Top of Provided records

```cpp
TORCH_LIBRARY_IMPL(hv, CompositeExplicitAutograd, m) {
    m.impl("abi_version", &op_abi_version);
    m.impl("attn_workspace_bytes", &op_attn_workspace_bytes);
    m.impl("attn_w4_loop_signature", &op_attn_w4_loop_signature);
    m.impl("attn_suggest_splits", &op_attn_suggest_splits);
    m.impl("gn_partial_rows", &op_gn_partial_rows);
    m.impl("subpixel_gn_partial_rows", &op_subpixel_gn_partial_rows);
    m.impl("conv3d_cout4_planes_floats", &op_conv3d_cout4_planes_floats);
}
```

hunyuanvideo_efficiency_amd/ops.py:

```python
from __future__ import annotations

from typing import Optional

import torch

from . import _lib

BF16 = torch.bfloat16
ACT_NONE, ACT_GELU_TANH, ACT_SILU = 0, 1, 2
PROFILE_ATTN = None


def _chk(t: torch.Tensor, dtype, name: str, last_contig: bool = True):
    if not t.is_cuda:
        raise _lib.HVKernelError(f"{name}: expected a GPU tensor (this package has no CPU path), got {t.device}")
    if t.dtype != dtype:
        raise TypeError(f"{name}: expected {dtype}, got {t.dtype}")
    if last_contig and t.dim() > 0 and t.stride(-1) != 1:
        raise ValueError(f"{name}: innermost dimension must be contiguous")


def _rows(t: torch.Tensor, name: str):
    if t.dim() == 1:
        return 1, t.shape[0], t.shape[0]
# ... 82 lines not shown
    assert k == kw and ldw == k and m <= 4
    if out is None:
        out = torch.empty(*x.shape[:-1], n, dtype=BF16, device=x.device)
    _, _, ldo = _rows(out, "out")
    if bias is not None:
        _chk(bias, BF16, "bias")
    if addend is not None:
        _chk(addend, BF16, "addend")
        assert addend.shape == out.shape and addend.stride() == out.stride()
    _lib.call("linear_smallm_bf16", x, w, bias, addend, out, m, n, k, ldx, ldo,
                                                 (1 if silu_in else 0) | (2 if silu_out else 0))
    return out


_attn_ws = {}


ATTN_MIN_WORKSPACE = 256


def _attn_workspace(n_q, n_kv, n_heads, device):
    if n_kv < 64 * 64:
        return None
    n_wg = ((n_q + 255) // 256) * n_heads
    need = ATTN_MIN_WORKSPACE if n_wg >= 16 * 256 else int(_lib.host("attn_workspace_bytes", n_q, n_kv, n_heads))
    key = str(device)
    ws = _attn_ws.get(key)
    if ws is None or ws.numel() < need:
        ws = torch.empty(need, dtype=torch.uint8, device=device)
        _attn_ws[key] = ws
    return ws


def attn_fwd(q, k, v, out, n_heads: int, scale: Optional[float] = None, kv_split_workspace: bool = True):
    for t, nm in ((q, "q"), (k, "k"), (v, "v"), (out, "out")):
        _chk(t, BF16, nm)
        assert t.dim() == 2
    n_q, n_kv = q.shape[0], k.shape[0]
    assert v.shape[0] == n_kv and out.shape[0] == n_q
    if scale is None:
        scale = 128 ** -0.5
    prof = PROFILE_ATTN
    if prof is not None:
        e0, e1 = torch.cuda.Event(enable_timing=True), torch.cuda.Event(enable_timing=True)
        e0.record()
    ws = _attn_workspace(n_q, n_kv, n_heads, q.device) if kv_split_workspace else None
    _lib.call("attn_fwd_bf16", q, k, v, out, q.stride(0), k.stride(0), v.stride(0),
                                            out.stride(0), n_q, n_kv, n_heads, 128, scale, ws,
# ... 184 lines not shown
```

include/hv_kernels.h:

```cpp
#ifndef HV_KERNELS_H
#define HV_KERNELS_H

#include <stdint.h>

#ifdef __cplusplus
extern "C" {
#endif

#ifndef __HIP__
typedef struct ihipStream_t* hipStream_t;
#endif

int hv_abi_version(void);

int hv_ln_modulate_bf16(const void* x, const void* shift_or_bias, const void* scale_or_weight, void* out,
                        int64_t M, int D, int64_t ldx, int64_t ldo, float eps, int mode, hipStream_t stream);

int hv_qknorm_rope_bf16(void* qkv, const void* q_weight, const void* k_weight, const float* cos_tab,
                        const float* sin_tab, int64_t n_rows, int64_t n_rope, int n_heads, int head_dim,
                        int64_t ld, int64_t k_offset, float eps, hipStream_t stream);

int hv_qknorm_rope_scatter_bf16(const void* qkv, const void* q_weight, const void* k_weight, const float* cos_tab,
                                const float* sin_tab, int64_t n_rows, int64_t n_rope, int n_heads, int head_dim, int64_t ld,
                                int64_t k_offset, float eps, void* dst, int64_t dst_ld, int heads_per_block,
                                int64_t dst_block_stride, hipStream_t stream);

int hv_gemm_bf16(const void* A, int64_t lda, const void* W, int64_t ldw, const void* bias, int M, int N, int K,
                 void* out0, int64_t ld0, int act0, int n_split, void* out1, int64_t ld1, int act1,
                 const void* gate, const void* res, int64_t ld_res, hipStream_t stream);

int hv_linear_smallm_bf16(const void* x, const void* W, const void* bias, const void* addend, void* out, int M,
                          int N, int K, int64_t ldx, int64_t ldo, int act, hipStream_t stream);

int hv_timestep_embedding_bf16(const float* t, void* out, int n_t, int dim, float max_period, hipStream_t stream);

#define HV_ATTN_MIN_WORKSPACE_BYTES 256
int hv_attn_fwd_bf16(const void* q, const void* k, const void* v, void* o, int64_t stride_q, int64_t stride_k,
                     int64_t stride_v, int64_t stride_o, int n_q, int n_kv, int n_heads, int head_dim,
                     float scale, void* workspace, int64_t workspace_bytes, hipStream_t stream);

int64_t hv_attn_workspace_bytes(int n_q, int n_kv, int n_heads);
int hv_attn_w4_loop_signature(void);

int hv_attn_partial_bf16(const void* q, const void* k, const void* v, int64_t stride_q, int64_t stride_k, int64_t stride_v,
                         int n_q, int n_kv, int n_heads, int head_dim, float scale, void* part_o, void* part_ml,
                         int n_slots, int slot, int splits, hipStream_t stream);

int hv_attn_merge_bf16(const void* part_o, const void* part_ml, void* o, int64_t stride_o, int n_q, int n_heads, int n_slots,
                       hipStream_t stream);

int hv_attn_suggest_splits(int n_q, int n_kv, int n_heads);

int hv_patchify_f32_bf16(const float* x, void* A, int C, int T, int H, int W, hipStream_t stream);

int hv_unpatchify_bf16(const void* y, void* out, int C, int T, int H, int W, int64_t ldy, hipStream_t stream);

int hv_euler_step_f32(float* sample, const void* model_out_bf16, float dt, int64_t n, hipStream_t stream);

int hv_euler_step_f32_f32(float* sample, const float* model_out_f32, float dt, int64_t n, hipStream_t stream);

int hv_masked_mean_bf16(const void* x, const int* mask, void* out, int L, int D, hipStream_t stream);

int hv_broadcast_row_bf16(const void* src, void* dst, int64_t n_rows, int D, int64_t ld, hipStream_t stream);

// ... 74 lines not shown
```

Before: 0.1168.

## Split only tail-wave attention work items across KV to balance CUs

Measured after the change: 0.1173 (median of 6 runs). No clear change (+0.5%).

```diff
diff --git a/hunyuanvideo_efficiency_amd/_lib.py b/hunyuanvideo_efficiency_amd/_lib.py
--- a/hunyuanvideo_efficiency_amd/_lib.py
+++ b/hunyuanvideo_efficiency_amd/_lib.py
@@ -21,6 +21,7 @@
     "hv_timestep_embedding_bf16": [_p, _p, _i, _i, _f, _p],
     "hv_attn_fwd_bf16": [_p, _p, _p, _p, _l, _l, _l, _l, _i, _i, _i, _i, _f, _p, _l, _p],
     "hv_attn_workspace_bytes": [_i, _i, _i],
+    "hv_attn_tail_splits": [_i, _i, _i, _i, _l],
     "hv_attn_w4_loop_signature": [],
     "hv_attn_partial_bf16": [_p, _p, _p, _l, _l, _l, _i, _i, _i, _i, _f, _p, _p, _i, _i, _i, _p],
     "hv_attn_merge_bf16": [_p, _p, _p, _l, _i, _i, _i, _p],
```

Bottom of Provided records

Which lines of the listing contain the string "call"? Copy each of them.

## [Solution to this exercise]
    _lib.call("linear_smallm_bf16", x, w, bias, addend, out, m, n, k, ldx, ldo,
    _lib.call("attn_fwd_bf16", q, k, v, out, q.stride(0), k.stride(0), v.stride(0),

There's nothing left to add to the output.